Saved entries
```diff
diff --git a/mcncrossmodalemotions_amd/dagnn.py b/mcncrossmodalemotions_amd/dagnn.py
--- a/mcncrossmodalemotions_amd/dagnn.py
+++ b/mcncrossmodalemotions_amd/dagnn.py
@@ -443,6 +443,11 @@
     @paramGeneration.setter
     def paramGeneration(self, v):
         self._gen[0] = int(v)
+        if self.device is not None and self.device.type == "cuda":
+            vl.params_changed()
+
+    def _params_updated(self):
+        self._gen[0] += 1
 
     def addLayer(self, name, block, inputs, outputs, params=()):
         if isinstance(inputs, str):
@@ -571,6 +576,7 @@
         for p in self.params.values():
             if p.value is not None and not isinstance(p.value, torch.Tensor):
                 p.value = vl.from_numpy(p.value, self.device)
+        self.paramGeneration += 1
         return self
 
     def pack_params(self):
@@ -616,8 +622,7 @@
             self.vars[k].value = t
         plan = self._plan(derOutputs is not None)
         self._training = derOutputs is not None
-        if self._training and self.wgradStream is not None:
-            self.wgradStream.wait_stream(torch.cuda.current_stream())
+        self._side_joined = False
         pending = dict(input_events or {})
         mark = self.markHook or (lambda label: None)
         mark("fwd0")
@@ -659,6 +664,18 @@
             self._side_pending = False
         mark("join")
 
+    def _prepare_dgrad(self, x, f, blk):
+        if vl.conv_backward_prepared(x, f, stride=blk.stride, pad=blk.pad, dilate=blk.dilate):
+            return
+        if self.wgradStream is None:
+            vl.conv_prepare_backward(x, f, stride=blk.stride, pad=blk.pad, dilate=blk.dilate)
+            return
+        if not self._side_joined:
+            self.wgradStream.wait_stream(torch.cuda.current_stream())
+            self._side_joined = True
+        with torch.cuda.stream(self.wgradStream):
+            vl.conv_prepare_backward(x, f, stride=blk.stride, pad=blk.pad, dilate=blk.dilate)
+
     def _set_var_der(self, name, d):
         if d is None:
             return
@@ -702,6 +719,11 @@
         self._plan_key, self._plan_cache = key, steps
         self._plan_layers = [id(l) for l in self.layers]
         return steps
+
+
+def _reads_padded_filter(blk):
+    sz = blk.size
+    return (int(sz[0]) * int(sz[1]) * int(sz[2])) % 16 != 0
 
 
 class FlatParams:
@@ -744,11 +766,11 @@
         if self.stem_into is not None and self.stem_into.stem_forward(net, self):
             return
         ins = [net.vars[v].value for v in r.inputs]
-        if net._training and net.wgradStream is not None and isinstance(r.block, Conv) and \
-                net.vars[r.inputs[0]].fanin > 0 and net.prepareBackward:
-            with torch.cuda.stream(net.wgradStream):
-                vl.conv_prepare_backward(ins[0], self._params(net)[0], stride=r.block.stride, pad=r.block.pad,
-                                         dilate=r.block.dilate)
+        if net._training and isinstance(r.block, Conv) and net.vars[r.inputs[0]].fanin > 0 and net.prepareBackward \
+                and ins[0].is_cuda:
+            net._prepare_dgrad(ins[0], self._params(net)[0], r.block)
+        if isinstance(r.block, Conv) and _reads_padded_filter(r.block) and ins[0].is_cuda:
+            vl.conv_prepare_forward(self._params(net)[0])
         bn = self.moments_for
         if bn is not None and net._training and net.mode != "test" and net.fuseStats:
             do = net._direct_der(bn)
@@ -1171,6 +1193,8 @@
         if self.sum_rec is not None:
             other = [v for v in self.sum_rec.inputs if v != self.bn_rec.outputs[0]][0]
             resid = net.vars[other].value
+        if _reads_padded_filter(blk) and x.is_cuda:
+            vl.conv_prepare_forward(prm[0])
         y = vl.vl_nnconv(x, prm[0], prm[1] if blk.hasBias else None, stride=blk.stride, pad=blk.pad,
                          dilate=blk.dilate, scale=sc, shift=sh, residual=resid,
                          relu=self.relu_rec is not None)
diff --git a/mcncrossmodalemotions_amd/train.py b/mcncrossmodalemotions_amd/train.py
--- a/mcncrossmodalemotions_amd/train.py
+++ b/mcncrossmodalemotions_amd/train.py
@@ -301,7 +301,7 @@
         else:
             vl.sgd_update(flat.val[a:b], flat.mom[a:b], flat.der[a:b], lr * lr_mult, opts.momentum,
                           opts.weightDecay * wd_mult, global_batch)
-    net.paramGeneration = getattr(net, "paramGeneration", 0) + 1
+    net._params_updated()
 
 
 def train_step(net, inputs, opts, epoch=0, parserv=None, global_batch=None, input_events=None, local_batch=None):
diff --git a/mcncrossmodalemotions_amd/vl.py b/mcncrossmodalemotions_amd/vl.py
--- a/mcncrossmodalemotions_amd/vl.py
+++ b/mcncrossmodalemotions_amd/vl.py
@@ -188,14 +188,30 @@
     return dxo, dfo, dbo
 
 
-def conv_prepare_backward(x, f, stride=1, pad=0, dilate=1):
+def _prepare_args(x, f, stride, pad, dilate):
     H, W, Cc, N = _shape4(x)
     FH, FW, FC, K = _shape4(f)
     sy, sx = _pair(stride, "STRIDE")
     dy, dx = _pair(dilate, "DILATE")
     pt, pb, pl, pr = _pad4(pad)
-    _lib.check(_L().xm_nnconv_prepare_backward(H, W, Cc, N, _ptr(f), FH, FW, FC, K, sy, sx, pt, pb, pl, pr, dy, dx,
-                                               _stream()))
+    return (H, W, Cc, N, _ptr(f), FH, FW, FC, K, sy, sx, pt, pb, pl, pr, dy, dx)
+
+
+def conv_prepare_backward(x, f, stride=1, pad=0, dilate=1):
+    _lib.check(_L().xm_nnconv_prepare_backward(*_prepare_args(x, f, stride, pad, dilate), _stream()))
+
+
+def conv_backward_prepared(x, f, stride=1, pad=0, dilate=1):
+    return bool(_L().xm_nnconv_backward_prepared(*_prepare_args(x, f, stride, pad, dilate)))
+
+
+def conv_prepare_forward(f):
+    FH, FW, FC, K = _shape4(f)
+    _lib.check(_L().xm_nnconv_prepare_forward(_ptr(f), FH, FW, FC, K, _stream()))
+
+
+def params_changed():
+    _lib.check(_L().xm_params_changed())
 
 
 _METHOD = {"max": 0, "avg": 1}
```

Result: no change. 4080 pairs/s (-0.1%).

TASK DETAILS
Only one number is needed: please count the lines of the entries above in which the string "check" occurs.

EXERCISE ANSWER
4